Bagian dalam saluran getah ini terdapat getah atau latices. Zat-zat yang
terkandung dalam cairan getah dapat berupa zat-zat karbohidrat,
asam-asam organik, garam-garam, alkaloid, lemak, tanin, lendir, enzim, damar
dan lain-lain. Pada familia Musaceae dihasilkan tanin (Sutrian, 2011).

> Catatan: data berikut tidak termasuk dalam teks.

class PlacementDb:

    def __init__(self, flat: FlatDb, device: int = -1):
        self._h = C.c_void_p()
        d = flat.desc()
        _check(lib().cls_db_create(C.byref(d), device, C.byref(self._h)))
        info = _abi.DbInfo()
        _check(lib().cls_db_info_get(self._h, C.byref(info)))
        self.info = info

    def close(self):
        if getattr(self, "_h", None):
            lib().cls_db_destroy(self._h)
            self._h = C.c_void_p()

    def __del__(self):
        try:
            self.close()
        except Exception:
            pass

    def __enter__(self):
        return self

    def __exit__(self, *a):
        self.close()

    def refresh_info(self):
        _check(lib().cls_db_info_get(self._h, C.byref(self.info)))
        return self.info

    def kernel_name(self) -> str:
        buf = C.create_string_buffer(256)
        _check(lib().cls_db_kernel_name(self._h, buf, len(buf)))
        return buf.value.decode()

    def read_classes(self, n_bases: int = 0, stats: bool = False):
        buf = (_abi.ReadClass * 8)()
        n = C.c_int(0)
        _check(lib().cls_db_read_classes(self._h, n_bases, 1 if stats else 0, buf, len(buf), C.byref(n)))
        assert n.value <= len(buf)
        return [(int(c.list), int(c.max_kmers), c.kernel.decode()) for c in buf[:n.value]]

    def place_batch(self, bases: np.ndarray, offsets: np.ndarray, params: Optional[_abi.Params] = None,
                    want_stats: bool = False, out: Optional[np.ndarray] = None):
        bases = np.ascontiguousarray(bases, dtype=np.uint8)
        offsets = np.ascontiguousarray(offsets, dtype=np.uint64)
        n = len(offsets) - 1
        if out is None:
            out = np.zeros(n, dtype=_abi.PLACEMENT_DTYPE)
        assert out.dtype == _abi.PLACEMENT_DTYPE and len(out) >= n and out.flags.c_contiguous
        pp = C.byref(params) if params is not None else None
        if want_stats:
            stats = np.zeros(n, dtype=_abi.STATS_DTYPE)
            _check(lib().cls_place_batch_stats(self._h, bases.ctypes.data, offsets.ctypes.data, n, pp,
                                               out.ctypes.data, stats.ctypes.data))
            return out, stats
        _check(lib().cls_place_batch(self._h, bases.ctypes.data, offsets.ctypes.data, n, pp, out.ctypes.data))
        return out

    def kernel_time(self, reset: bool = False):
        ms, cnt = C.c_double(0), C.c_uint64(0)
        _check(lib().cls_db_kernel_time(self._h, C.byref(ms), C.byref(cnt), 1 if reset else 0))
        return ms.value, cnt.value

    def place_fasta_text(self, text: bytes, params: Optional[_abi.Params] = None):
        f = _abi.Fasta()
        recs = C.c_void_p()
        pp = C.byref(params) if params is not None else None
        _check(lib().cls_place_fasta_text(self._h, text, len(text), pp, C.byref(f), C.byref(recs)))
        try:
            n = f.n
            hoff = np.ctypeslib.as_array(f.header_off, shape=(n + 1,)).copy()
            hraw = C.string_at(f.headers, int(hoff[-1]))
            headers = [hraw[int(hoff[i]) : int(hoff[i + 1])] for i in range(n)]
            out = np.frombuffer(C.string_at(recs, n * 24), dtype=_abi.PLACEMENT_DTYPE).copy() if n else np.zeros(0, _abi.PLACEMENT_DTYPE)
            return headers, out, bool(f.truncated)
        finally:
            lib().cls_fasta_free(C.byref(f))
            lib().cls_host_free(recs)

    def place_fastq_text(self, text: bytes, params: Optional[_abi.Params] = None, trim_5p: int = 0, trim_3p: int = 0):
        f = _abi.Fasta()
        recs = C.c_void_p()
        pp = C.byref(params) if params is not None else None
        o = _fastq_opts(trim_5p, trim_3p)
        _check(lib().cls_place_fastq_text(self._h, text, len(text), pp, C.byref(o), C.byref(f), C.byref(recs)))
        try:
            n = f.n
            hoff = np.ctypeslib.as_array(f.header_off, shape=(n + 1,)).copy()
            hraw = C.string_at(f.headers, int(hoff[-1]))
            headers = [hraw[int(hoff[i]) : int(hoff[i + 1])] for i in range(n)]
            out = np.frombuffer(C.string_at(recs, n * 24), dtype=_abi.PLACEMENT_DTYPE).copy() if n else np.zeros(0, _abi.PLACEMENT_DTYPE)
            return headers, out, bool(f.truncated)
        finally:
            lib().cls_fasta_free(C.byref(f))
            lib().cls_host_free(recs)

    def tally_fasta_text(self, tally: "Tally", text: bytes, params: Optional[_abi.Params] = None):
        n, tr = C.c_uint32(0), C.c_uint32(0)
        pp = C.byref(params) if params is not None else None
        _check(lib().cls_tally_fasta_text(self._h, tally._h, text, len(text), pp, C.byref(n), C.byref(tr)))
        return n.value, bool(tr.value)

    def tally_fastq_text(self, tally: "Tally", text: bytes, params: Optional[_abi.Params] = None, trim_5p: int = 0, trim_3p: int = 0):
        n, tr = C.c_uint32(0), C.c_uint32(0)
        pp = C.byref(params) if params is not None else None
        o = _fastq_opts(trim_5p, trim_3p)
        _check(lib().cls_tally_fastq_text(self._h, tally._h, text, len(text), pp, C.byref(o), C.byref(n), C.byref(tr)))
        return n.value, bool(tr.value)

    def place_fastq_pairs_text(self, pairer: "Pairer", text1: bytes, text2: Optional[bytes] = None, params: Optional[_abi.Params] = None,
                               trim_5p: int = 0, trim_3p: int = 0, flags: int = 0):
        f = _abi.Fasta()
        recs, how = C.c_void_p(), C.c_void_p()
        pp = C.byref(params) if params is not None else None
        o = _fastq_opts(trim_5p, trim_3p)
        _check(lib().cls_place_fastq_pairs_text(self._h, pairer._h, text1, len(text1), text2, len(text2) if text2 is not None else 0, pp,
                                                C.byref(o), flags, C.byref(f), C.byref(recs), C.byref(how)))
        try:
            n = f.n
            hoff = np.ctypeslib.as_array(f.header_off, shape=(n + 1,)).copy()
            hraw = C.string_at(f.headers, int(hoff[-1]))
            headers = [hraw[int(hoff[i]) : int(hoff[i + 1])] for i in range(n)]
            out = np.frombuffer(C.string_at(recs, n * 24), dtype=_abi.PLACEMENT_DTYPE).copy() if n else np.zeros(0, _abi.PLACEMENT_DTYPE)
            hw = np.frombuffer(C.string_at(how, n), dtype=np.uint8).copy() if n else np.zeros(0, np.uint8)
            return headers, out, hw, bool(f.truncated)
        finally:
            lib().cls_fasta_free(C.byref(f))
            lib().cls_host_free(recs)
            lib().cls_host_free(how)

    def tally_fastq_pairs_text(self, pairer: "Pairer", tally: "Tally", text1: bytes, text2: Optional[bytes] = None,
                               params: Optional[_abi.Params] = None, trim_5p: int = 0, trim_3p: int = 0, flags: int = 0):
        n, tr = C.c_uint32(0), C.c_uint32(0)
        pp = C.byref(params) if params is not None else None
        o = _fastq_opts(trim_5p, trim_3p)
        _check(lib().cls_tally_fastq_pairs_text(self._h, pairer._h, tally._h, text1, len(text1), text2, len(text2) if text2 is not None else 0,
                                                pp, C.byref(o), flags, C.byref(n), C.byref(tr)))
        return n.value, bool(tr.value)

    def set_max_read_len(self, n_bases: int) -> None:
        _check(lib().cls_db_set_max_read_len(self._h, n_bases))
        _check(lib().cls_db_info_get(self._h, C.byref(self.info)))

    def place_batch_device(self, d_bases: int, d_offsets: int, n: int, d_out: int, params: Optional[_abi.Params] = None,
                           d_stats: int = 0, stream: int = 0) -> None:
        pp = C.byref(params) if params is not None else None
        _check(lib().cls_place_batch_device(self._h, d_bases, d_offsets, n, pp, d_out, d_stats or None, stream or None))


class Tally:

    def __init__(self, db: PlacementDb):
        self._db = db
        self._h = C.c_void_p()
        _check(lib().cls_tally_create(db._h, C.byref(self._h)))
        self.n_nodes = int(db.info.n_nodes)

    def add(self, records: np.ndarray) -> None:
        recs = np.ascontiguousarray(records, dtype=_abi.PLACEMENT_DTYPE)
        _check(lib().cls_tally_add(self._h, recs.ctypes.data, len(recs)))

    def add_device(self, d_records: int, n: int, stream: int = 0) -> None:
        _check(lib().cls_tally_add_device(self._h, d_records or None, n, stream or None))

    def read(self):
        rows = np.zeros(self.n_nodes, dtype=_abi.TALLY_ROW_DTYPE)
        totals = np.zeros(1, dtype=_abi.TALLY_TOTALS_DTYPE)
        _check(lib().cls_tally_read(self._h, rows.ctypes.data, len(rows), totals.ctypes.data))
        return rows, totals[0]

    def reset(self) -> None:
        _check(lib().cls_tally_reset(self._h))

    def close(self):
        if getattr(self, "_h", None):
            lib().cls_tally_destroy(self._h)
            self._h = C.c_void_p()

    def __del__(self):
        try:
            self.close()
        except Exception:
            pass

    def __enter__(self):
        return self

    def __exit__(self, *a):
        self.close()


def tally_host(flat: FlatDb, records: np.ndarray, rows: Optional[np.ndarray] = None, totals: Optional[np.ndarray] = None):
    nodes = np.ascontiguousarray(flat.nodes, dtype=_abi.NODE_DTYPE)
    recs = np.ascontiguousarray(records, dtype=_abi.PLACEMENT_DTYPE)
    if rows is None:
        rows = np.zeros(len(nodes), dtype=_abi.TALLY_ROW_DTYPE)
    if totals is None:
        totals = np.zeros(1, dtype=_abi.TALLY_TOTALS_DTYPE)
    assert rows.dtype == _abi.TALLY_ROW_DTYPE and len(rows) == len(nodes) and rows.flags.c_contiguous
    assert totals.dtype == _abi.TALLY_TOTALS_DTYPE and totals.shape == (1,)
    _check(lib().cls_tally_host(nodes.ctypes.data, len(nodes), recs.ctypes.data, len(recs), rows.ctypes.data, totals.ctypes.data))
    return rows, totals


def tally_merge(rows: np.ndarray, totals: np.ndarray, add_rows: np.ndarray, add_totals) -> None:
    add_rows = np.ascontiguousarray(add_rows, dtype=_abi.TALLY_ROW_DTYPE)
    add_totals = np.ascontiguousarray(np.atleast_1d(add_totals), dtype=_abi.TALLY_TOTALS_DTYPE)
    assert rows.dtype == _abi.TALLY_ROW_DTYPE and len(rows) == len(add_rows) and rows.flags.c_contiguous
    assert totals.dtype == _abi.TALLY_TOTALS_DTYPE and totals.shape == (1,)
    _check(lib().cls_tally_merge(rows.ctypes.data, totals.ctypes.data, add_rows.ctypes.data, add_totals.ctypes.data, len(rows)))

Gambar 2.2 A. getah pisang kepok B. getah pisang ambon
Sumber: dokumen pribadi
Warna getah tidak selalu jernih atau seperti susu, tergantung pada
zat yang dikandungnya sehingga dapat berwarna coklat, merah muda
ataupun kekuning-kuningan. Getah ini akan segera mengalir keluar dari
saluran getah apabila saluran getah terluka. Hal ini dikarenakan sel-sel
saluran getah itu terisi oleh cairan getahnya dan bersifat turgescent
(Sutrian, 2011).
Fungsi getah bagi tanaman itu sendiri belum dapat diketahui
dengan pasti, getah pada tanaman memiliki beberapa manfaat seperti: obat
luka bakar (getah pisang, getah pepaya dll), obat luka sayatan (getah
pisang, getah pepaya, getah pohon jarak dll), bahan dasar pembuatan karet
(getah pohon karet), bahan dasar pembuatan minyak urut (getah pohon
jarak), bahan dasar gula (getah pohon aren) serta bahan pelarut
mengencerkan cat minyak (getah pohon pinus).

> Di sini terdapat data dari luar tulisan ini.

__device__ __forceinline__ void tma_prefetch_desc(const CUtensorMap* m) {
  asm volatile("prefetch.tensormap [%0];" ::"l"(m) : "memory");
}
__device__ __forceinline__ void tma_load_3d(uint32_t smem_dst, const CUtensorMap* m, uint32_t bar,
                                            int c0, int c1, int c2) {
  asm volatile(
      "cp.async.bulk.tensor.3d.shared::cluster.global.mbarrier::complete_tx::bytes "
      "[%0], [%1, {%3, %4, %5}], [%2];"
      :
      : "r"(smem_dst), "l"(m), "r"(bar), "r"(c0), "r"(c1), "r"(c2)
      : "memory");
}
__device__ __forceinline__ void tma_load_4d(uint32_t smem_dst, const CUtensorMap* m, uint32_t bar,
                                            int c0, int c1, int c2, int c3) {
  asm volatile(
      "cp.async.bulk.tensor.4d.shared::cluster.global.mbarrier::complete_tx::bytes "
      "[%0], [%1, {%3, %4, %5, %6}], [%2];"
      :
      : "r"(smem_dst), "l"(m), "r"(bar), "r"(c0), "r"(c1), "r"(c2), "r"(c3)
      : "memory");
}
__device__ __forceinline__ void tma_store_3d(const CUtensorMap* m, uint32_t smem_src, int c0, int c1, int c2) {
  asm volatile("cp.async.bulk.tensor.3d.global.shared::cta.bulk_group [%0, {%2, %3, %4}], [%1];"
               :
               : "l"(m), "r"(smem_src), "r"(c0), "r"(c1), "r"(c2)
               : "memory");
}
__device__ __forceinline__ void bulk_commit() { asm volatile("cp.async.bulk.commit_group;" ::: "memory"); }
template <int N>
__device__ __forceinline__ void bulk_wait_read() {
  asm volatile("cp.async.bulk.wait_group.read %0;" ::"n"(N) : "memory");
}
template <int N>
__device__ __forceinline__ void bulk_wait() {
  asm volatile("cp.async.bulk.wait_group %0;" ::"n"(N) : "memory");
}
template <int N>
__device__ __forceinline__ void setmaxnreg_dec() { asm volatile("setmaxnreg.dec.sync.aligned.u32 %0;" ::"n"(N)); }
template <int N>
__device__ __forceinline__ void setmaxnreg_inc() { asm volatile("setmaxnreg.inc.sync.aligned.u32 %0;" ::"n"(N)); }
__device__ __forceinline__ void named_bar_sync(int id, int threads) {
  asm volatile("bar.sync %0, %1;" ::"r"(id), "r"(threads) : "memory");
}

__device__ __forceinline__ void wgmma_fence() { asm volatile("wgmma.fence.sync.aligned;" ::: "memory"); }
__device__ __forceinline__ void wgmma_commit() { asm volatile("wgmma.commit_group.sync.aligned;" ::: "memory"); }
template <int N>
__device__ __forceinline__ void wgmma_wait() {
  asm volatile("wgmma.wait_group.sync.aligned %0;" ::"n"(N) : "memory");
}
template <int R>
__device__ __forceinline__ void reg_fence(float (&d)[R]) {
#pragma unroll
  for (int i = 0; i < R; ++i) asm volatile("" : "+f"(d[i])::"memory");
}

4. Manfaat dan Kandungan Kimia Batang Pisang
Batang semu pisang memiliki beberapa manfaat, antara lain: dapat
digunakan sebagai tali, pupuk dan pakan ternak sementara ares (empulur
pisang) digunakan sebagai obat luka, penawar racun, bisa ular, pupuk dan
pakan ternak (Suprapti, 2005). Getah pisang mengandung beberapa jenis
fitokimia yaitu saponin, antrakuinon, dan kuinon yang dapat berfungsi
sebagai antibiotik dan penghilang rasa sakit. Selain itu, di dalam getah
pisang juga terdapat kandungan lektin yang berfungsi untuk menstimulasi
pertumbuhan sel kulit. Kandungan-kandungan tersebut dapat membunuh
bakteri agar tidak dapat masuk pada bagian tubuh kita yang sedang
mengalami luka (Budi dalam Surahman Agus dkk., 2009).

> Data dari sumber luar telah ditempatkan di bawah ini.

template <bool kXGrad>
__global__ void __launch_bounds__(kTile, kColorBwdCtasPerSM)
k_color_sdf_bwd(const PLMeta m, const __half *__restrict__ grid, const ColorNetDev net, const PointSrc ps, const uint8_t *__restrict__ Zt,
                const uint8_t *__restrict__ Xt, const float *__restrict__ g_nab, const float *__restrict__ g_sdf, const float *__restrict__ dh_r,
                int64_t n, int max_level, float *__restrict__ d_grid, float *__restrict__ d_W1, float *__restrict__ d_b1, float *__restrict__ d_W2,
                float *__restrict__ d_b2, const int64_t *__restrict__ n_dev, const float *__restrict__ xv_rows,
                const float *__restrict__ view_dirs, float *__restrict__ gx_out) {
    n = eff_n(n, n_dev);
    constexpr int NX = 48;
    extern __shared__ uint8_t dyn_smem[];
    uint8_t *tiles = reinterpret_cast<uint8_t *>((reinterpret_cast<uintptr_t>(dyn_smem) + 1023) & ~uintptr_t(1023));
    uint8_t *sT = tiles;
    uint8_t *sHe = sT + 3 * kTileBytes;
    uint8_t *sGe = sHe + kTile * NX * 2;
    uint8_t *sW1 = sGe + kTile * NX * 2;
    uint8_t *sW1T = sW1 + HW * NF * 2;
    uint8_t *sZ = sW1T + NF * HW * 2;
    constexpr int kS = tc::acc_stride(2 * NF);
    float *stage = reinterpret_cast<float *>(sT);
    static_assert(kTile * kS * 4 <= 3 * kTileBytes, "the staged rows must fit in T");
    __shared__ float sW2[HW], sdsdf[kTile];
    __shared__ float sdb2;
    __shared__ __align__(8) uint64_t mbar_ld;

    const int tid = threadIdx.x, lane = tid & 31;
    stage_W1(net.dec, sW1, tid);
    stage_W1T(net.dec, sW1T, tid);
    stage_decoder_vectors(net.dec, nullptr, sW2, nullptr, tid);
    *reinterpret_cast<uint4 *>(sHe + 4 * kChunk + tid * 16) = make_uint4(0x00003C00u, 0, 0, 0);
    *reinterpret_cast<uint4 *>(sGe + 4 * kChunk + tid * 16) = make_uint4(0x00003C00u, 0, 0, 0);
    *reinterpret_cast<uint4 *>(sHe + 5 * kChunk + tid * 16) = make_uint4(0, 0, 0, 0);
    *reinterpret_cast<uint4 *>(sGe + 5 * kChunk + tid * 16) = make_uint4(0, 0, 0, 0);
    float wacc[NX / 2], vacc[4];
#pragma unroll
    for (int k = 0; k < NX / 2; ++k) wacc[k] = 0.f;
#pragma unroll
    for (int k = 0; k < 4; ++k) vacc[k] = 0.f;
    if (tid == 0) {
        sdb2 = 0.f;
        tc::mbar_init(&mbar_ld, 1);
        tc::fence_mbar_init();
    }
    tc::fence_async_smem();
    __syncthreads();
    const uint32_t t_addr = tc::smem_u32(sT), he_addr = tc::smem_u32(sHe), ge_addr = tc::smem_u32(sGe), w1_addr = tc::smem_u32(sW1),
                   w1t_addr = tc::smem_u32(sW1T);
    const SoftplusK spk(net.dec.beta);
    uint32_t ld_phase = 0;
    bool first_tile = true;

    const int64_t n_tiles = (n + kTile - 1) / kTile;
    auto fetch = [&](int64_t tile) {
        tc::mbar_arrive_expect_tx(&mbar_ld, kTileBytes + 4 * kChunk);
        tc::tma_load_bulk(sZ, Zt + tile * kTileBytes, kTileBytes, &mbar_ld);
        tc::tma_load_bulk(sHe, Xt + tile * kTileBytes, 4 * kChunk, &mbar_ld);
    };
    if (tid == 0 && (int64_t)blockIdx.x < n_tiles) fetch(blockIdx.x);
    for (int64_t tile = blockIdx.x; tile < n_tiles; tile += gridDim.x) {
        const int64_t i = tile * kTile + tid;
        const bool valid = i < n;
        float xn[3], xs[3];
        int64_t ray;
        load_point(ps, ps.x == nullptr, i, valid, xn, xs, ray);
        float gin[3] = {0.f, 0.f, 0.f};
        if (valid && g_nab) {
#pragma unroll
            for (int d = 0; d < 3; ++d) gin[d] = g_nab[i * 3 + d] * net.fac[d] * 0.5f;
        }
        const float dsdf = (valid && g_sdf) ? g_sdf[i] : 0.f;
        sdsdf[tid] = dsdf;
        tc::mbar_wait(&mbar_ld, ld_phase);
        ld_phase ^= 1;
#pragma unroll 1
        for (int c = 0; c < 8; ++c) {
            float z[8], uu[8];
            unpack8(*reinterpret_cast<const uint4 *>(sZ + c * kChunk + tid * 16), z);
#pragma unroll
            for (int j = 0; j < 8; ++j) {
                float a, s;
                softplus_as(z[j], spk, a, s);
                uu[j] = sW2[c * 8 + j] * s;
            }
            *reinterpret_cast<uint4 *>(sT + kTileBytes + c * kChunk + tid * 16) = tc::pack8_f16(uu);
        }
#pragma unroll 4
        for (uint32_t p = 0; p < 16; ++p) {
            uint32_t packed = 0;
            if (p < m.n_pseudo && (int)m.level[p] <= max_level) {
                float J0[3], J1[3];
                level_jacobian(m, p, xs, grid, J0, J1);
                float a0 = 0.f, a1 = 0.f;
#pragma unroll
                for (int d = 0; d < 3; ++d) { a0 = __fmaf_rn(gin[d], J0[d], a0); a1 = __fmaf_rn(gin[d], J1[d], a1); }
                const __half2 h = __floats2half2_rn(a0, a1);
                packed = *reinterpret_cast<const uint32_t *>(&h);
            }
            *reinterpret_cast<uint32_t *>(sGe + (p >> 2) * kChunk + tid * 16 + (p & 3) * 4) = packed;
        }
        tc::fence_async_smem();
        __syncthreads();
        float gfr[2][NF / 2];
        {
            float du[2][HW / 2];
            tc::mma_m128<64, 0, 0, NF / 16>(du, tc::kmajor(ge_addr, kTile), tc::kmajor(w1_addr, HW), false);
            tc::mma_m128<32, 0, 0, HW / 16>(gfr, tc::kmajor(t_addr + kTileBytes, kTile), tc::kmajor(w1t_addr, NF), false);
#pragma unroll
            for (int h = 0; h < 2; ++h)
#pragma unroll
                for (int r = 0; r < 2; ++r) {
                    const int row = h * 64 + tc::frag_row(r);
                    const float ds = sdsdf[row];
#pragma unroll
                    for (int c = 0; c < HW / 8; ++c) {
                        const int col = tc::frag_col(c);
                        const uint32_t off = tc::pair_off<kTile>(row, col);
                        const float2 z2 = tc::ld_pair_f16(sZ, off);
                        float dz[2], vv[2];
#pragma unroll
                        for (int j = 0; j < 2; ++j) {
                            const float z = j ? z2.y : z2.x;
                            float a, s;
                            softplus_as(z, spk, a, s);
                            const float w2 = sW2[col + j], d = r16(du[h][4 * c + 2 * r + j]);
                            const float curv = (z * spk.k > spk.thr) ? 0.f : spk.beta * s * (1.f - s);
                            dz[j] = d * w2 * curv + ds * w2 * s;
                            vv[j] = d * s + ds * r16(a);
                        }
                        tc::st_pair_f16(sT, off, dz[0], dz[1]);
                        tc::st_pair_f16(sT + 2 * kTileBytes, off, vv[0], vv[1]);
                    }
                }
        }
        tc::fence_async_smem();
        __syncthreads();
        float dhz[2][NF / 2];
        tc::mma_m128<32, 0, 0, HW / 16>(dhz, tc::kmajor(t_addr, kTile), tc::kmajor(w1t_addr, NF), false);
        tc::mma_m64<NX, 1, 1, kTile / 16>(wacc, tc::mnmajor(t_addr, kTile), tc::mnmajor(he_addr, kTile), true);
        tc::mma_m64<NF, 1, 1, kTile / 16>(*reinterpret_cast<float(*)[NF / 2]>(wacc), tc::mnmajor(t_addr + kTileBytes, kTile), tc::mnmajor(ge_addr, kTile), true);
        tc::mma_m64<8, 1, 1, kTile / 16>(vacc, tc::mnmajor(t_addr + 2 * kTileBytes, kTile), tc::mnmajor(ge_addr + 4 * kChunk, kTile), true);
        first_tile = false;
        const float dsum = warp_sum(dsdf);
        if (lane == 0 && dsum != 0.f) atomicAdd(&sdb2, dsum);
        __syncthreads();
        if (tid == 0 && tile + gridDim.x < n_tiles) {
            tc::fence_async_smem();
            fetch(tile + gridDim.x);
        }
        tc::frag_store<NF>(gfr, stage, kS, 0);
        tc::frag_store<NF>(dhz, stage, kS, NF);
        __syncthreads();
        float gx[3] = {0.f, 0.f, 0.f};
#pragma unroll 1
        for (uint32_t g4 = 0; g4 * 4 < m.n_pseudo; ++g4) {
            float gg[8], hz[8];
            tc::acc_ld8(stage, kS, tid, g4 * 8, gg);
            tc::acc_ld8(stage, kS, tid, NF + g4 * 8, hz);
            if (valid && dh_r) {
                const float4 r0 = *reinterpret_cast<const float4 *>(dh_r + i * NF + g4 * 8), r1 = *reinterpret_cast<const float4 *>(dh_r + i * NF + g4 * 8 + 4);
                hz[0] += r0.x; hz[1] += r0.y; hz[2] += r0.z; hz[3] += r0.w; hz[4] += r1.x; hz[5] += r1.y; hz[6] += r1.z; hz[7] += r1.w;
            }
#pragma unroll
            for (uint32_t q = 0; q < 4; ++q) {
                const uint32_t p = g4 * 4 + q;
                if (p >= m.n_pseudo || (int)m.level[p] > max_level) continue;
                uint32_t cell[8];
                float w[8], fr[3], sc[3], ua[8], ub[8];
                level_cells3(m, p, xs, cell, w, fr, sc);
                const float g0 = valid ? r16(gg[2 * q]) : 0.f, g1 = valid ? r16(gg[2 * q + 1]) : 0.f;
                const float h0 = valid ? hz[2 * q] : 0.f, h1 = valid ? hz[2 * q + 1] : 0.f;
                if constexpr (kXGrad) level_input_grad(m, p, grid, cell, fr, sc, h0, h1, gx);
#pragma unroll
                for (int c = 0; c < 8; ++c) {
                    float wsum = 0.f;
#pragma unroll
                    for (int gd = 0; gd < 3; ++gd) {
                        float ww = __fmul_rn(sc[gd], gin[gd]);
#pragma unroll
                        for (int d = 0; d < 3; ++d) {
                            if (d == gd) continue;
                            ww = __fmul_rn(ww, (c & (1 << d)) ? fr[d] : __fsub_rn(1.f, fr[d]));
                        }
                        wsum += (c & (1 << gd)) ? ww : -ww;
                    }
                    ua[c] = g0 * wsum + h0 * w[c];
                    ub[c] = g1 * wsum + h1 * w[c];
                }
                if (warp_merge_updates(cell_key3(m, p, xs), valid, ua, ub, lane)) {
                    float2 *gp = level_grad_ptr(m, p, d_grid);
#pragma unroll
                    for (int c = 0; c < 8; ++c) red_add2(gp + cell[c], ua[c], ub[c]);
                }
            }
        }
        if constexpr (kXGrad) {
            if (valid) {
                float g[3], gv[3] = {0.f, 0.f, 0.f};
#pragma unroll
                for (int d = 0; d < 3; ++d) g[d] = input_grad_to_net(gx[d]);
                if (xv_rows) {
                    const float *xr = xv_rows + i * 24;
#pragma unroll
                    for (int d = 0; d < 3; ++d) g[d] = __fadd_rn(g[d], xr[d]);
                    float jx[16], jy[16], jz[16];
                    sh_jacobian(view_dirs[ray * 3], view_dirs[ray * 3 + 1], view_dirs[ray * 3 + 2], 4, jx, jy, jz);
#pragma unroll
                    for (int c = 0; c < 16; ++c) {
                        const float dsh = xr[3 + c];
                        gv[0] = fmaf(dsh, jx[c], gv[0]); gv[1] = fmaf(dsh, jy[c], gv[1]); gv[2] = fmaf(dsh, jz[c], gv[2]);
                    }
                }
                const float tt = ps.t[i];
                float4 *o = reinterpret_cast<float4 *>(gx_out + i * 12);
                o[0] = make_float4(g[0], g[1], g[2], __fmul_rn(tt, g[0]));
                o[1] = make_float4(__fmul_rn(tt, g[1]), __fmul_rn(tt, g[2]), gv[0], gv[1]);
                o[2] = make_float4(gv[2], 0.f, 0.f, 0.f);
            }
        }
        __syncthreads();
    }
    if (!first_tile) {
#pragma unroll
        for (int r = 0; r < 2; ++r) {
            const int row = tc::frag_row(r);
            if (row >= net.dec.width) continue;
#pragma unroll
            for (int c = 0; c <= NF / 8; ++c)
#pragma unroll
                for (int j = 0; j < 2; ++j) {
                    const int col = tc::frag_col(c) + j;
                    if (col < net.dec.nh) atomicAdd(d_W1 + row * net.dec.nh + col, wacc[4 * c + 2 * r + j]);
                    else if (col == NF) atomicAdd(d_b1 + row, wacc[4 * c + 2 * r + j]);
                }
            if (tc::frag_col(0) == 0) atomicAdd(d_W2 + row, vacc[2 * r]);
        }
        if (tid == 0) atomicAdd(d_b2, sdb2);
    }
}

}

Saponin terdapat dalam getah batang pisang dalam jumlah yang
lebih banyak dibandingkan flavonoid dan tannin. Saponin diketahui
mempunyai efek anti mikroba, menghambat pertanaman jamur dan
luka, senyawa ini berperan dalam meningkatkan pembentukan pembuluh
darah baru (angiogenesis) pada luka sehingga suplai oksigen dan nutrisi
menjadi lebih optimal. Selain itu, saponin juga berfungsi sebagai antibiotik
sehingga dapat mengurangi resiko luka terkontaminasi oleh bakteri
(Perdana, 2013).
Flavonoid banyak diteliti karena manfaatnya bagi kesehatan. Setiap
tanaman biasanya menghasilkan flavonoid yang berbeda. Manfaat
flavonoid salah satunya untuk membentengi tubuh dari serangan
mikroorganisme. Selain itu juga memiliki fungsi untuk memblokade
terbentuknya prostaglandin penyebab nyeri, menstimulasi sel darah putih,
serta meningkatkan daya serang terhadap kuman (Perdana, 2013).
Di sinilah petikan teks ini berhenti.